High-performance computing (HPC) is an IT infrastructure strategy that combines groups of computing systems to perform simultaneous, complex calculations across trillions of data points. A single computing system is limited in its processing capacity by its hardware and is less useful in running simulations for fields like climate modeling, drug discovery, genomic research, and more. HPC technologies can use multiple computing systems in parallel to increase processing speed exponentially. HPC use of specialized hardware and software to run complex and data-intensive tasks at high speed and efficiency.
In recent years, HPC technologies have evolved from running scientific simulations to running AI models and workloads at scale.

What Is HPC Used For?

High-Performance Computing (HPC) is like a supercharged engine for solving big problems fast. It’s used in many fields where regular computers just aren’t powerful enough. Here are some real-world examples:

Media & Entertainment

HPC helps studios render complex 3D animations, process high-quality video, and stream live events smoothly. It speeds up production and reduces costs—think faster movie editing and better CGI effects.

Healthcare & Genomics

Doctors and researchers use HPC to analyze DNA, predict how proteins fold, and discover new medicines. Hospitals also use it with AI to read medical scans, personalize treatments, and manage patient records more efficiently.

Government & Defense

Governments rely on HPC for national security tasks like decoding encrypted messages, analyzing surveillance data, and running military simulations. It ensures they have the computing muscle to respond quickly and accurately.

Climate & Weather Modeling

Predicting weather and understanding climate change involves processing huge amounts of data. HPC helps simulate how air and water move across the planet, which is key for forecasting storms and tracking long-term climate trends.

Finance

Banks, insurance companies, and investment firms use HPC to run complex models that predict market trends, assess risks, and optimize portfolios. It helps them make smarter decisions faster.

Automotive Industry

Car makers use HPC to simulate crash tests, test materials, and improve designs. It’s also essential for developing self-driving cars, which rely on real-time data processing and decision-making.

Cybersecurity

HPC helps detect unusual network activity, spot threats early, and run encryption algorithms. It’s a powerful tool for keeping systems secure and responding to cyberattacks in real time.

How does HPC work?

High-performance computing aggregates the computing power of several individual servers, computers, or workstations to provide a more powerful solution. This process of many nodes working together is known as parallel computing. Each individual machine in this system is called a node, with many nodes coming together to form a cluster. Each node in the system is responsible for managing a different task, and all work in parallel to boost processing speed.

UNIX Shell (User Interface)

This is where users interact with the HPC system. Typically, they use a command-line interface (CLI) like a terminal to submit jobs, check status, and manage files. It’s the entry point for accessing the cluster remotely.
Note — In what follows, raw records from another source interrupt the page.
diff --git a/crane-scheduler_amd/csrc/hotcount.hip b/crane-scheduler_amd/csrc/hotcount.hip
--- a/crane-scheduler_amd/csrc/hotcount.hip
+++ b/crane-scheduler_amd/csrc/hotcount.hip
@@ -187,7 +187,8 @@
     const int64_t grid = pp.ntiles + nb;
     if (grid == 0) return hipSuccess;
     if (grid >= (1LL << 31)) return hipErrorInvalidValue;
-    size_t lds = sizeof(uint32_t) * 2 * (size_t)kDeltaSlots + sizeof(uint16_t) * kDeltaMaxWin * kDeltaChunk;
+    size_t lds = delta_lds_bytes(kDeltaChunk, BT);
+    static_assert(delta_lds_bytes(kDeltaChunk, BT) <= 64 * 1024, "within a workgroup's LDS");
     if (pp.ntiles > 0) lds = std::max(lds, kK3pLds);
     return klaunch(pp.ntiles > 0 ? "k2_delta+k3p_pods" : "k2_delta", k2_delta_pods<BT>, dim3((unsigned)grid), dim3(BT),
                    lds, st, bnode, N, d, adj, pp);
diff --git a/crane-scheduler_amd/csrc/kernels.hpp b/crane-scheduler_amd/csrc/kernels.hpp
--- a/crane-scheduler_amd/csrc/kernels.hpp
+++ b/crane-scheduler_amd/csrc/kernels.hpp
@@ -269,6 +269,7 @@
     const PodPrep* pods;
 };
 bool step_one_has(int shape);
+constexpr int kStepOneDeltaChunk = 512;
 int64_t step_one_workgroups(int64_t nk3s, int64_t N_k1, int64_t ntiles, int64_t delta_len);
 extern const int kStepOneWgPerCu;
 hipError_t launch_step_one(const StepOne& s, hipStream_t st);
diff --git a/crane-scheduler_amd/csrc/lds_hash.hpp b/crane-scheduler_amd/csrc/lds_hash.hpp
--- a/crane-scheduler_amd/csrc/lds_hash.hpp
+++ b/crane-scheduler_amd/csrc/lds_hash.hpp
@@ -53,31 +53,41 @@
 }
 
 constexpr int kDeltaChunk = 1024;
-constexpr int kDeltaSlots = 4 * kDeltaChunk;
+constexpr int delta_slots(int chunk) { return 2 * kDeltaMaxWin * chunk; }
+constexpr size_t delta_lds_bytes(int chunk, int threads) {
+    return sizeof(uint32_t) * 2 * (size_t)delta_slots(chunk) +
+           sizeof(uint16_t) * (size_t)(threads / 64) * (size_t)(chunk / threads * kDeltaMaxWin * 64);
+}
 
-template <int BT>
+template <int BT, int CHUNK = kDeltaChunk>
 __device__ __forceinline__ void k2_delta_body(const int32_t blk, const int32_t* __restrict__ bnode, int64_t N,
                                               const HotDelta& d, uint32_t* __restrict__ adj) {
-    constexpr int kPer = kDeltaChunk / BT;
+    static_assert(CHUNK % BT == 0 && BT % 64 == 0, "whole bindings per lane, whole waves");
+    constexpr int kSlots = delta_slots(CHUNK);
+    static_assert((kSlots & (kSlots - 1)) == 0 && kSlots <= 65536, "hash_add masks the slot; uniq holds it in 16 bits");
+    constexpr int kPer = CHUNK / BT;
     constexpr int kKeys = kPer * kDeltaMaxWin;
+    static_assert(sizeof(uint32_t) * 2 * (size_t)kSlots + sizeof(uint16_t) * (BT / 64) * (kKeys * 64) ==
+                      delta_lds_bytes(CHUNK, BT),
+                  "the launchers' footprint is this layout's");
     extern __shared__ __attribute__((aligned(16))) uint32_t sh[];
     __shared__ uint32_t hist[32];
     int32_t* hkey = reinterpret_cast<int32_t*>(sh);
-    uint32_t* hcnt = sh + kDeltaSlots;
-    uint16_t* uniq = reinterpret_cast<uint16_t*>(hcnt + kDSlots);
+    uint32_t* hcnt = sh + kSlots;
+    uint16_t* uniq = reinterpret_cast<uint16_t*>(hcnt + kSlots);
     const int64_t L = d.start[d.n_rng];
     int64_t pos[kPer];
     int32_t nd[kPer];
 #pragma unroll
     for (int u = 0; u < kPer; ++u) {
-        const int64_t t = (int64_t)blk * kDeltaChunk + u * BT + threadIdx.x;
+        const int64_t t = (int64_t)blk * CHUNK + u * BT + threadIdx.x;
         int k = 0;
         for (int r = 1; r < d.n_rng; ++r) k += t >= d.start[r] ? 1 : 0;
         pos[u] = d.lo[k] + (t - d.start[k]);
         nd[u] = bnode[t < L ? pos[u] : d.lo[0]];
         if (t >= L) nd[u] = -1;
     }
-    for (int i = threadIdx.x; i < kDeltaSlots; i += BT) {
+    for (int i = threadIdx.x; i < kSlots; i += BT) {
         hkey[i] = -1;
         hcnt[i] = 0;
     }
@@ -94,7 +104,7 @@
         }
     }
     uint16_t* useg = uniq + (threadIdx.x >> 6) * (kKeys * 64);
-    const uint32_t nw = wave_aggregate<kDeltaSlots, kKeys>(key, hkey, hcnt, hist, 24, useg);
+    const uint32_t nw = wave_aggregate<kSlots, kKeys>(key, hkey, hcnt, hist, 24, useg);
     __syncthreads();
     for (uint32_t i = threadIdx.x & 63; i < nw; i += 64) {
         const int s = useg[i];
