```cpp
int ht_contacts_frames_per_block(const ht_model_dev &M, int B)
{
	const size_t fixed = (size_t)M.cvert_off[M.nb] * sizeof(float4) + sizeof(co_block) + (size_t)CO_OWN * 64 * 2 * (sizeof(co_req) + sizeof(int)) + CO_EPAQ * sizeof(co_job) + CO_NW * gjk_wave_stride();
	if (fixed + sizeof(co_frame) > 160 * 1024) return 0;
	int nfr = CO_MAXF;
	while (nfr > 1 && fixed + nfr * sizeof(co_frame) > 160 * 1024) nfr--;
	return B < nfr ? B : nfr;
}
#define CO_ORDER_SEG 4096
__global__ __launch_bounds__(1024) void k_contact_order(const int *__restrict__ work, int *__restrict__ order, int Ball, int nfr, int stride, unsigned slots, int epb)
{
	extern __shared__ int ko_w[];
	__shared__ int ko_ne;
	if (!((slots >> blockIdx.x) & 1u)) return;
	const int seg = (CO_ORDER_SEG / nfr) * nfr, f0 = blockIdx.y * seg, B = Ball - f0 < seg ? Ball - f0 : seg;
	const int blocks_all = (Ball + nfr - 1) / nfr, b0 = f0 / nfr;
	const int *w = work + (size_t)blockIdx.x * stride + f0;
	int *o = order + (size_t)blockIdx.x * stride;
	const int blocks = (B + nfr - 1) / nfr, B4 = (B + 3) & ~3;
	if (threadIdx.x == 0) ko_ne = 0;
	__syncthreads();
	int mine = 0;
	for (int i = threadIdx.x; i < B4; i += 1024)
	{
		const int v = i < B ? w[i] : -1;
		const int runs = v < 0 ? 0 : (v >> 16), pairs = v < 0 ? 0 : (v & 0xffff);
		ko_w[i] = v < 0 ? -1 : ((runs > 1023 ? 1023 : runs) << 20) | pairs;
		mine += runs > 0 ? 1 : 0;
	}
	if (mine) atomicAdd(&ko_ne, mine);
	for (int i = threadIdx.x; i < blocks * nfr; i += 1024) o[(i / blocks) * blocks_all + b0 + i % blocks] = Ball;
	__syncthreads();
	const int ne = ko_ne, ng = B - ne;
	if (epb > nfr) epb = nfr;
	if (epb * blocks < ne) epb = (ne + blocks - 1) / blocks;
	const int neb = (ne + epb - 1) / epb, ngb = blocks - neb;
	const int nfree = neb * nfr - ne;
	const int nheavy = ng - nfree > 0 ? ng - nfree : 0;
	for (int i = threadIdx.x; i < B; i += 1024)
	{
		const int wi = ko_w[i];
		int rank = 0;
		for (int j = 0; j < B4; j += 4)
		{
			const int4 k = *reinterpret_cast<const int4 *>(ko_w + j);
			rank += ((k.x > wi || (k.x == wi && j < i)) ? 1 : 0) + ((k.y > wi || (k.y == wi && j + 1 < i)) ? 1 : 0) + ((k.z > wi || (k.z == wi && j + 2 < i)) ? 1 : 0) + ((k.w > wi || (k.w == wi && j + 3 < i)) ? 1 : 0);
		}
		int nb_, base, r;
		if (rank < ne) { nb_ = neb; base = 0; r = rank; }
		else if (rank - ne < nheavy) { nb_ = ngb; base = neb; r = rank - ne; }
		else { nb_ = neb; base = 0; r = ne + (rank - ne - nheavy); }
		const int round = r / nb_, pos = r - round * nb_;
		o[round * blocks_all + b0 + base + ((round & 1) ? nb_ - 1 - pos : pos)] = f0 + i;
	}
}
void ht_launch_contact_order(const int *work, int *order, int B, int nfr, int stride, unsigned slots, int nslots, int epb, hipStream_t s)
{
	const int seg = (CO_ORDER_SEG / nfr) * nfr, nseg = (B + seg - 1) / seg;
	hipLaunchKernelGGL(k_contact_order, dim3(nslots, nseg), dim3(1024), (size_t)(((B < seg ? B : seg) + 3) & ~3) * sizeof(int), s, work, order, B, nfr, stride, slots, epb);
}
void ht_launch_contacts(const ht_model_dev &M, const float *state, float driftmax, float jiggle_sin, const int *active_flag, void *epa_ws, float *contacts, int *ncontacts, int B, hipStream_t s, bool beside_cloud_rows, int force_kernel, int few_frames,
                        const int *order, int *work_out)
{
	int *caps = reinterpret_cast<int *>(epa_ws);
	const int dbg = ht_tuning_flags();
	static bool attr_set[64];
	static std::mutex attr_lock;
	int dev = 0; (void)hipGetDevice(&dev); dev &= 63;
	std::unique_lock<std::mutex> lk(attr_lock);
	if (!attr_set[dev])
	{
		(void)hipFuncSetAttribute(reinterpret_cast<const void *>(k_contacts<1>), hipFuncAttributeMaxDynamicSharedMemorySize, 160 * 1024);
		(void)hipFuncSetAttribute(reinterpret_cast<const void *>(k_contacts<2>), hipFuncAttributeMaxDynamicSharedMemorySize, 160 * 1024);
		(void)hipFuncSetAttribute(reinterpret_cast<const void *>(k_contacts_coop), hipFuncAttributeMaxDynamicSharedMemorySize, 160 * 1024);
// ... 30 lines not shown
```

### hand_tracking_samples_amd/csrc/ht_host.hpp

```cpp
#pragma once
#include <map>
#include <string>
#include <vector>
#include "ht_device.hpp"

struct ht_comm_state;
struct ht_prof_entry { std::vector<hipEvent_t> ev; size_t used; float total_ms; int launches; };

struct ht_ctx
{
	bool ready = false, have_weights = false, profile = false;
	bool cnn_only = false;
	bool profile_phases = false;
	int B = 0, device = 0;
	int solver_build = 0;
	float *d_exact_lin = nullptr, *d_exact_ang = nullptr;
	int contact_kernel = 0;
	std::string err;
	hipStream_t stream = nullptr;
	hipStream_t last_user_stream = nullptr;
	hipStream_t side[2] = { nullptr, nullptr };
	hipEvent_t ev_fork = nullptr, ev_join[2] = { nullptr, nullptr }, ev_lap = nullptr;
	unsigned side_open = 0;
	hipEvent_t ev_job = nullptr, ev_seed = nullptr; bool job_pending = false; void *h_job_in = nullptr; size_t h_job_cap = 0;
// ... 22 lines not shown
	float *d_state[2] = { nullptr, nullptr };
	float *d_prev_err = nullptr; int *d_initializing = nullptr;
	float *d_err_old = nullptr, *d_err_new = nullptr; int *d_flags = nullptr, *d_nflags = nullptr;
	int *d_flist = nullptr, *d_nflist = nullptr;
	unsigned *d_nreset = nullptr; volatile unsigned *h_nreset = nullptr;
	unsigned nreset_seen[2] = { 0, 0 }; bool many_reset = false, tail_pending = false; int n_cu = 256;
	int last_reset_many = -1;
	float *d_rows = nullptr; int *d_nrows = nullptr;
	unsigned char *d_rowbody = nullptr;
	float *d_chamber = nullptr; int *d_nchamber = nullptr;
	float *d_tables = nullptr;
	float *d_chplanes = nullptr; int *d_chon = nullptr; bool planes_valid = false;
	int solve_tables = 0;
	int *d_accepted = nullptr;
	float *d_contacts = nullptr; int *d_ncontacts = nullptr;
	int *d_cwork = nullptr, *d_corder = nullptr;
	int *d_porder = nullptr;
	int *d_swork = nullptr, *d_sorder = nullptr; unsigned swork_mask = 0, sorder_mask = 0; int swork_B = 0;
	int cstride = 0, cwork_B = 0; unsigned cwork_mask = 0, corder_mask = 0;
	unsigned char *d_epa_ws = nullptr;
	float *d_scratch = nullptr;
	float *d_poses_out = nullptr, *d_start = nullptr;
	float *d_stage = nullptr;
	float *d_user_lin = nullptr; unsigned short *d_user_pos = nullptr; float *d_user_ang = nullptr; int *d_user_n = nullptr;
	int user_lin_cap = 0, user_ang_cap = 0;
	ht_comm_state *comm = nullptr;
	char *d_render = nullptr; size_t render_cap = 0;
	char *d_labels = nullptr; size_t labels_cap = 0;
	char *d_segment = nullptr; size_t segment_cap = 0;
	std::vector<float4> render_planes; std::vector<float> render_radii;
// ... 69 lines not shown
```

### hand_tracking_samples_amd/csrc/ht_solver.hip

```cpp
#include "ht_solve_shared.hpp"
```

Head Node (Job Scheduler & Cluster Manager)

The head node is the brain of the HPC cluster. It:
• Receives job submissions from users.
• Schedules tasks across worker nodes.
• Manages cluster resources and monitors job progress.
• Often runs software like Slurm, or AWS ParallelCluster to handle job orchestration.

Worker Nodes (Compute Nodes)

These are the machines that actually perform the heavy computations. Once the head node assigns a job, the worker nodes:
• Run simulations, models, or data processing tasks.
• Work in parallel to speed up execution.
• Can scale up or down depending on workload (especially in cloud environments like AWS EC2).

File System (e.g., FSx for Lustre)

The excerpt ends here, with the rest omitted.